In the data below, give the number of lines that contain the word "plans". Nothing else is needed.

*Dataset entries*:
====================
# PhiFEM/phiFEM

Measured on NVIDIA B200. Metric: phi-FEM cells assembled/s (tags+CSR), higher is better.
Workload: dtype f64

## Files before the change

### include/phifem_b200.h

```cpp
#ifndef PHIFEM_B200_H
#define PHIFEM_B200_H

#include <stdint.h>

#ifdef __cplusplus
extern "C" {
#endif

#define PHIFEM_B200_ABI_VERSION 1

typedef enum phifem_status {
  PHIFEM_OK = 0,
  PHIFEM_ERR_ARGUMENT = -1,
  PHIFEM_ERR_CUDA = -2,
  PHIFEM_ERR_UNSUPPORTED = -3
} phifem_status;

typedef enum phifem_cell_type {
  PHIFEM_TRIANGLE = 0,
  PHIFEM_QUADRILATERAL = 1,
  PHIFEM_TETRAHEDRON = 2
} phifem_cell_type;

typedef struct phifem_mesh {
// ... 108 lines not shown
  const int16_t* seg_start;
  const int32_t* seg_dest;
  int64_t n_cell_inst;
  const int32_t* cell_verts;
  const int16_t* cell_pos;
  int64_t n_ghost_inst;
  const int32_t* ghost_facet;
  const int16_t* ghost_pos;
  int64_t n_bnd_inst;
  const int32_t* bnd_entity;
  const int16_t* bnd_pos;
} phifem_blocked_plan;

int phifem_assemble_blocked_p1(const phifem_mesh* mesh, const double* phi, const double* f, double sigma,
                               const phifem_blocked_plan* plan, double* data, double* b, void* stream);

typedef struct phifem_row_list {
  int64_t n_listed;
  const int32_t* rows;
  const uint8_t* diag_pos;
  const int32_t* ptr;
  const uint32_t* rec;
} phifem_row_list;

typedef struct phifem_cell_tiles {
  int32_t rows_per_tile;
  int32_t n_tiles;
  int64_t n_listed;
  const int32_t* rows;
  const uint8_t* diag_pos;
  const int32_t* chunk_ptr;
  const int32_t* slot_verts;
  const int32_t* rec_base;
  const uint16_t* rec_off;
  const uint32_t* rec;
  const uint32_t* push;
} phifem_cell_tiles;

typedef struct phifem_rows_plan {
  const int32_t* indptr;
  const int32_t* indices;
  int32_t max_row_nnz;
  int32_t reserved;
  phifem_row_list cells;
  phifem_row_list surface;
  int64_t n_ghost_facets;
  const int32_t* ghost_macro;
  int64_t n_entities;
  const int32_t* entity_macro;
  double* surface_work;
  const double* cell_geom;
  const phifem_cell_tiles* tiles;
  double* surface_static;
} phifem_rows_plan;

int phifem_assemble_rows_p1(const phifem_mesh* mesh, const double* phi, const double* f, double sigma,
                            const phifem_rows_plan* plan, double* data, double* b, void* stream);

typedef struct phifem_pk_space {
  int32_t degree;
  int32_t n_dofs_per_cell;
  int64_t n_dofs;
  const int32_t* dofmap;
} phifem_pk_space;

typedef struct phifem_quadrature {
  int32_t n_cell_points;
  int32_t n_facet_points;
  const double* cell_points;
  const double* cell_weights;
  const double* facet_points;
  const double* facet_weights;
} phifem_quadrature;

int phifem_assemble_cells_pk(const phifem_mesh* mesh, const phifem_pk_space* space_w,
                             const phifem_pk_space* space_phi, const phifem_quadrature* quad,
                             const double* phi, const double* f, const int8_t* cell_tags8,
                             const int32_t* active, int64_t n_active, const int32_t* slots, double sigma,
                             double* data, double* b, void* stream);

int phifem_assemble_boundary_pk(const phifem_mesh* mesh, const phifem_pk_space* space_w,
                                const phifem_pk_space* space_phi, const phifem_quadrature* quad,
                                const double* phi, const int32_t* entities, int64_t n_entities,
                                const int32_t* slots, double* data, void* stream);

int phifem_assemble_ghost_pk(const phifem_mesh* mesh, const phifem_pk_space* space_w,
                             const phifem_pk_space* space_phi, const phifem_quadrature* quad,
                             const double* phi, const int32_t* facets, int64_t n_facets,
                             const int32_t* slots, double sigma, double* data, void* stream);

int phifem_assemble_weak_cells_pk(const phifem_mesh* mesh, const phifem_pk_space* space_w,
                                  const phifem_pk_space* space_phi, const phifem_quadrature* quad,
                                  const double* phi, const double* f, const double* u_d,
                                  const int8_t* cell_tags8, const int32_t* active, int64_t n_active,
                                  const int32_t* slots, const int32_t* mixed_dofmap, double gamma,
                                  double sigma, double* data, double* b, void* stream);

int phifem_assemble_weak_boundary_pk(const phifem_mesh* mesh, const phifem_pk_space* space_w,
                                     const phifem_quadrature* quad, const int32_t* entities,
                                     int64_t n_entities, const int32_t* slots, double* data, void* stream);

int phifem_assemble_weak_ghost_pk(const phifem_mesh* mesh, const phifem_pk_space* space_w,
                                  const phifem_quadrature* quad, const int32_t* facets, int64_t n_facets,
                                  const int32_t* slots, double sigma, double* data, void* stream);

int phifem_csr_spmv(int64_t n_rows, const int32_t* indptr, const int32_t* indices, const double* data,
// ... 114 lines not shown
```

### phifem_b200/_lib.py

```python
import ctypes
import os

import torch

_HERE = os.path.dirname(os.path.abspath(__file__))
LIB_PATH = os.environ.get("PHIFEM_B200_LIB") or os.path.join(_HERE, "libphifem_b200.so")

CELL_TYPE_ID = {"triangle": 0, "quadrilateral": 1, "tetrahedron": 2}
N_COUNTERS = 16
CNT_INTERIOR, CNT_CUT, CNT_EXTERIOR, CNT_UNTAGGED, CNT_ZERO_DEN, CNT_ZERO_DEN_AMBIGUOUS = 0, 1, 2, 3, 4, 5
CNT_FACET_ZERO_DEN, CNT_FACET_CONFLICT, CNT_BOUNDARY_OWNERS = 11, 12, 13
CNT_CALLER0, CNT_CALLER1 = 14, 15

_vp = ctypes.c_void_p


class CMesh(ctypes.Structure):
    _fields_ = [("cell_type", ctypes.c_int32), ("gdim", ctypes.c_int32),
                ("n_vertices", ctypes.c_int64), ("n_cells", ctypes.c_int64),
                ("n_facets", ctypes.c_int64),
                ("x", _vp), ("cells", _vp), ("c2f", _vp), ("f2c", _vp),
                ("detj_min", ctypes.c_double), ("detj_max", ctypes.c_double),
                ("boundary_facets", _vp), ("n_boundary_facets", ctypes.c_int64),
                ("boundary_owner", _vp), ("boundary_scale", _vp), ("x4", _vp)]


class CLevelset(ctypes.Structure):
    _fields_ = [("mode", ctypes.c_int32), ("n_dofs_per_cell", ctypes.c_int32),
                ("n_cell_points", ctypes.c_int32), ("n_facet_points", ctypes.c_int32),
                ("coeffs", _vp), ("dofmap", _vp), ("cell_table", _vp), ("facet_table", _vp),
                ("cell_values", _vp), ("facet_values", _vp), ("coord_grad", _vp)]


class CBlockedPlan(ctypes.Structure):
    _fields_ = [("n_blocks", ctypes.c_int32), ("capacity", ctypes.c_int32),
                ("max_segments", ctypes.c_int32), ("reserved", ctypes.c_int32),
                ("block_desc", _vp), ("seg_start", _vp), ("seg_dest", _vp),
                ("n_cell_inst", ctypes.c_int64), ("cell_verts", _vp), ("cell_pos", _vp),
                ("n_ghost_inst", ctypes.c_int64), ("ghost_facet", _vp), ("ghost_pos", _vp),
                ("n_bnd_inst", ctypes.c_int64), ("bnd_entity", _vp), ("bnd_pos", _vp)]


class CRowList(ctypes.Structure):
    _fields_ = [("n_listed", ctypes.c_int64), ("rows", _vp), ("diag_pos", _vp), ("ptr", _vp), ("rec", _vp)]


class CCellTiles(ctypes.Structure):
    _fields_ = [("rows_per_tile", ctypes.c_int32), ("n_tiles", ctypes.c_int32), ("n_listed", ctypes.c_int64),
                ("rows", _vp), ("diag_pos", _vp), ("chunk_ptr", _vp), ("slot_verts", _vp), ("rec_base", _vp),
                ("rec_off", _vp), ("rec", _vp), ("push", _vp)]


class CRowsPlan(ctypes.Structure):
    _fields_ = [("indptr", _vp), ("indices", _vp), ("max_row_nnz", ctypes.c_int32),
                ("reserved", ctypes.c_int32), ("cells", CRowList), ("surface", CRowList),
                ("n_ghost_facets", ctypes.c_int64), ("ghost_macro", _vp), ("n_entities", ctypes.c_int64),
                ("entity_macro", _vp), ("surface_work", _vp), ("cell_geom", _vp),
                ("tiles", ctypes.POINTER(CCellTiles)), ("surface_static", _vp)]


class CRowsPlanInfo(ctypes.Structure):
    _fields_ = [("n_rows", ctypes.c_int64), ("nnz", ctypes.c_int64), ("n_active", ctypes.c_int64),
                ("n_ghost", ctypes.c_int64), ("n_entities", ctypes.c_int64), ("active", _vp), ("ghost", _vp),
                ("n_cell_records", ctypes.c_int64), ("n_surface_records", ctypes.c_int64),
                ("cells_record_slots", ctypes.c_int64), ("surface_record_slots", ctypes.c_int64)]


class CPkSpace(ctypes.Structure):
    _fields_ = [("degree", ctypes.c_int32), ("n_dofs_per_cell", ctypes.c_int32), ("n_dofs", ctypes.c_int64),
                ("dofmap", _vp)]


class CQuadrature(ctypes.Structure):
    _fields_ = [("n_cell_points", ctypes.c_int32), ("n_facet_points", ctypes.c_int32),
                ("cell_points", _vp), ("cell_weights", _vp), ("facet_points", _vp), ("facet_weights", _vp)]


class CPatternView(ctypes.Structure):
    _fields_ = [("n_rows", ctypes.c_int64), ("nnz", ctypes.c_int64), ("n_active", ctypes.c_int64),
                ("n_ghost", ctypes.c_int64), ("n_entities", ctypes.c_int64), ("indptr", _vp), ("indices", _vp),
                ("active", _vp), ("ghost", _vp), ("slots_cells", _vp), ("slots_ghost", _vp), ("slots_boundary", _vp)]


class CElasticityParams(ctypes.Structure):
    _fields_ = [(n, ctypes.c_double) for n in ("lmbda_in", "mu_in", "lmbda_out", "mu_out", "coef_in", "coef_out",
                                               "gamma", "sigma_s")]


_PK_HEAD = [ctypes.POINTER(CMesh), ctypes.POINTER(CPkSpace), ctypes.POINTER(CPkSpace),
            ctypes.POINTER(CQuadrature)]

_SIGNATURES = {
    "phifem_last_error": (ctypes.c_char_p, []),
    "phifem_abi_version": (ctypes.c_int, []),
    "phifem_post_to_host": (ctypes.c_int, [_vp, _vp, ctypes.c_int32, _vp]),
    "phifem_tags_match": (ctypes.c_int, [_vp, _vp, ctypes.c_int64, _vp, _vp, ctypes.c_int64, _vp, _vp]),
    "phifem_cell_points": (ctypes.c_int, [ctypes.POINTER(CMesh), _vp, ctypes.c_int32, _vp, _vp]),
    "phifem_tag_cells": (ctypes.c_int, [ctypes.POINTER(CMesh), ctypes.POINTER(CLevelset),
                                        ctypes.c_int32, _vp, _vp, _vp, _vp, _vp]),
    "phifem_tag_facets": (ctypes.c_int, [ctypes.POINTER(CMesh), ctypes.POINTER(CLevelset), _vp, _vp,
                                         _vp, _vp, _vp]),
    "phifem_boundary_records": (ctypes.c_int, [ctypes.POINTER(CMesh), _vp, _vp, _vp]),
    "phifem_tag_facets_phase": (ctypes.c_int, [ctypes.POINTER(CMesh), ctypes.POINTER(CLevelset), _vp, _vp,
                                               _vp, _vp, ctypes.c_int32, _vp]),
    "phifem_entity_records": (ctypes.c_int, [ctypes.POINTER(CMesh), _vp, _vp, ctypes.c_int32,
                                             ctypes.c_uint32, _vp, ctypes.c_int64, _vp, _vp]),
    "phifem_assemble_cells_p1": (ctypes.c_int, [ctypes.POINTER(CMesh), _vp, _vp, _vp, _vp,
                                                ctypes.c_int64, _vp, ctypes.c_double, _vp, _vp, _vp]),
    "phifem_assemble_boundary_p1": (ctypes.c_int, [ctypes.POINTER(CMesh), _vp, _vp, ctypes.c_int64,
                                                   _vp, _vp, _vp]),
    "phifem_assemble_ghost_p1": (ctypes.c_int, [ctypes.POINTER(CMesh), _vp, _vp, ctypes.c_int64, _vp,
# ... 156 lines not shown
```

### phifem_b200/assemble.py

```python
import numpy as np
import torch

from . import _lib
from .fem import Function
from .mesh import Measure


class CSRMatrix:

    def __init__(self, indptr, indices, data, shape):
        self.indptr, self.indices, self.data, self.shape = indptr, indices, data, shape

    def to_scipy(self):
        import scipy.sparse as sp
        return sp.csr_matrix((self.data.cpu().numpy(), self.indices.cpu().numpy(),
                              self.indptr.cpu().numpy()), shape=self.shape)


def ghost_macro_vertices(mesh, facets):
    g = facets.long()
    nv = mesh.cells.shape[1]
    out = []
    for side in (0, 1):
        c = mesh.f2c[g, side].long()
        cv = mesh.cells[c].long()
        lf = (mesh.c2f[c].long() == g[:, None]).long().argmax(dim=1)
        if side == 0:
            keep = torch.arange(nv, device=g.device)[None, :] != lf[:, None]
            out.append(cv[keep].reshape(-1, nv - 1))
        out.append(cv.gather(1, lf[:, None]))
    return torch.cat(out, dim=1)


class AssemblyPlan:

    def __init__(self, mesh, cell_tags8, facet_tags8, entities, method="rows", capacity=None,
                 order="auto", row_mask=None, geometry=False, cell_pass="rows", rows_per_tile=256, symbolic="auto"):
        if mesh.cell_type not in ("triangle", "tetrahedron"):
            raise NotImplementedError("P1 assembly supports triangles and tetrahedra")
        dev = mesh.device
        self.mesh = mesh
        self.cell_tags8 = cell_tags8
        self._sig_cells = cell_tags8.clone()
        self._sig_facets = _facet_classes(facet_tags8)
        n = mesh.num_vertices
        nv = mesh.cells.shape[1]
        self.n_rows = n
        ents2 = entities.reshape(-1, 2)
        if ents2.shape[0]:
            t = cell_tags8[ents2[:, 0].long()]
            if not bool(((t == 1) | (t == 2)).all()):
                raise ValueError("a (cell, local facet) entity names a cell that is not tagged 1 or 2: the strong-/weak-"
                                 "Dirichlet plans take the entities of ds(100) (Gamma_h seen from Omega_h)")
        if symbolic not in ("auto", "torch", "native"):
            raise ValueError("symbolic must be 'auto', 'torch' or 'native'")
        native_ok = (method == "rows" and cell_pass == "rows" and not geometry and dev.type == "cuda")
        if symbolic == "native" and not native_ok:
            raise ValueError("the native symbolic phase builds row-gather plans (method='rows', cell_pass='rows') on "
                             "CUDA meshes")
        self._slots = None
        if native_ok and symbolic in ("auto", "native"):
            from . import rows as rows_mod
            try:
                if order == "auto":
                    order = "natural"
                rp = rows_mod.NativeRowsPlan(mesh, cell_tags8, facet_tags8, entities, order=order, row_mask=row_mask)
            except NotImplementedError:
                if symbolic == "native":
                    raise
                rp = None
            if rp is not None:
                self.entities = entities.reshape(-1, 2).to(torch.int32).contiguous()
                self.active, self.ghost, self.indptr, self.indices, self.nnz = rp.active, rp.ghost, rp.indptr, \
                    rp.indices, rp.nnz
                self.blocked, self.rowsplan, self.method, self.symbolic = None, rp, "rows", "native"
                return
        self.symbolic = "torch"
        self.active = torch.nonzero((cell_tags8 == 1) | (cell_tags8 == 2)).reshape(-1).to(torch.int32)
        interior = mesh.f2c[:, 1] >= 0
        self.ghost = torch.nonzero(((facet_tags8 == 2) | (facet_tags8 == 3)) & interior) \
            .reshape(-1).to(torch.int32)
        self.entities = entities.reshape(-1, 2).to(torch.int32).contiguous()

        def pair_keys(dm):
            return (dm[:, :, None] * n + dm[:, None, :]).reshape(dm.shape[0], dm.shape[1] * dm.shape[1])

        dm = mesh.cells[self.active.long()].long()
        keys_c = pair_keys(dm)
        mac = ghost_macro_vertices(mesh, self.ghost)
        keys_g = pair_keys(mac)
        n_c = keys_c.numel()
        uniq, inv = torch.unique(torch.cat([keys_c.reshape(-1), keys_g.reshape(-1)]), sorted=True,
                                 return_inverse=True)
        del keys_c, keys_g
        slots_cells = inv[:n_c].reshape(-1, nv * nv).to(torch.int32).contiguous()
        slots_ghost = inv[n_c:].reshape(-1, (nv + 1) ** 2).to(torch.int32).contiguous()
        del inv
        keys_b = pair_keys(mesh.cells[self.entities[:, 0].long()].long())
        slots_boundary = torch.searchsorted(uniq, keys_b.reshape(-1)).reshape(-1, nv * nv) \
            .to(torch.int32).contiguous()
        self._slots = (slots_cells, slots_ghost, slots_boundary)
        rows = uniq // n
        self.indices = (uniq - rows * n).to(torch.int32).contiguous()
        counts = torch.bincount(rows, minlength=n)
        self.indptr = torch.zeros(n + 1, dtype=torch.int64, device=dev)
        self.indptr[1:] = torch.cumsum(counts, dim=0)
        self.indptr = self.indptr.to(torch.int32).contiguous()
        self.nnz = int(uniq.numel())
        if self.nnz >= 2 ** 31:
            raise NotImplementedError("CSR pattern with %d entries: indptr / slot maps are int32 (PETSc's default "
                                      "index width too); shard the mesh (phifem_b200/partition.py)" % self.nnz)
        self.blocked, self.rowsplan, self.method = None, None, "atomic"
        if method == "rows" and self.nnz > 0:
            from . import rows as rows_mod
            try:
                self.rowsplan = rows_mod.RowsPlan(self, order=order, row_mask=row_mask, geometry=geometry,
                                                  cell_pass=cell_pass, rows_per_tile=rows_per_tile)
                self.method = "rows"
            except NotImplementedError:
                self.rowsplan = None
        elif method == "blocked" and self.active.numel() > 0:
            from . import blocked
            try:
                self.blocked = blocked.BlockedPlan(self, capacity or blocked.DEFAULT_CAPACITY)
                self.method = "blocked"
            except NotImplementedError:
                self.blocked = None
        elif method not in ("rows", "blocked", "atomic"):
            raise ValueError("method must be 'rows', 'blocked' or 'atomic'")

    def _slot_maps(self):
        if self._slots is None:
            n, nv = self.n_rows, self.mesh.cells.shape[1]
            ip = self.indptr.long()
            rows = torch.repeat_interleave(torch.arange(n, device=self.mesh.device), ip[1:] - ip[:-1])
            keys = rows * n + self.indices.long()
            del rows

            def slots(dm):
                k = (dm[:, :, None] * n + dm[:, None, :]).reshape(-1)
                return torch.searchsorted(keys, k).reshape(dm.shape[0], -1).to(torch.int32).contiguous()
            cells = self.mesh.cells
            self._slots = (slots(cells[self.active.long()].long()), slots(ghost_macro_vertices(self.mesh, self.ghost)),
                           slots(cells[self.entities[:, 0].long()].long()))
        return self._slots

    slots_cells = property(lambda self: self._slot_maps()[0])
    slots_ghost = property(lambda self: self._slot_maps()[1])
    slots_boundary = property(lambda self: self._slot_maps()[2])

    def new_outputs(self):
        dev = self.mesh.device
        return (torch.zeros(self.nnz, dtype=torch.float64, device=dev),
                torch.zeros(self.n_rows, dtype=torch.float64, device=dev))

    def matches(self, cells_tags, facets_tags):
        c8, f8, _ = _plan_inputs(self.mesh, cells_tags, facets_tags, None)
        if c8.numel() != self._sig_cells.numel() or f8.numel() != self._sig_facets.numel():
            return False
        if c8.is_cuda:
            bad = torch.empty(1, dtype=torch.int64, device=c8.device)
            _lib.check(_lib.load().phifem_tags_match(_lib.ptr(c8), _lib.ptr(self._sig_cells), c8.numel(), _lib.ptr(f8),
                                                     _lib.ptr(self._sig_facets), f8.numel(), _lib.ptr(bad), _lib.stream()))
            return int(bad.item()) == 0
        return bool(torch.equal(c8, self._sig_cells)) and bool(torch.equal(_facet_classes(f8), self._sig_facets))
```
====================
*The answer*: 2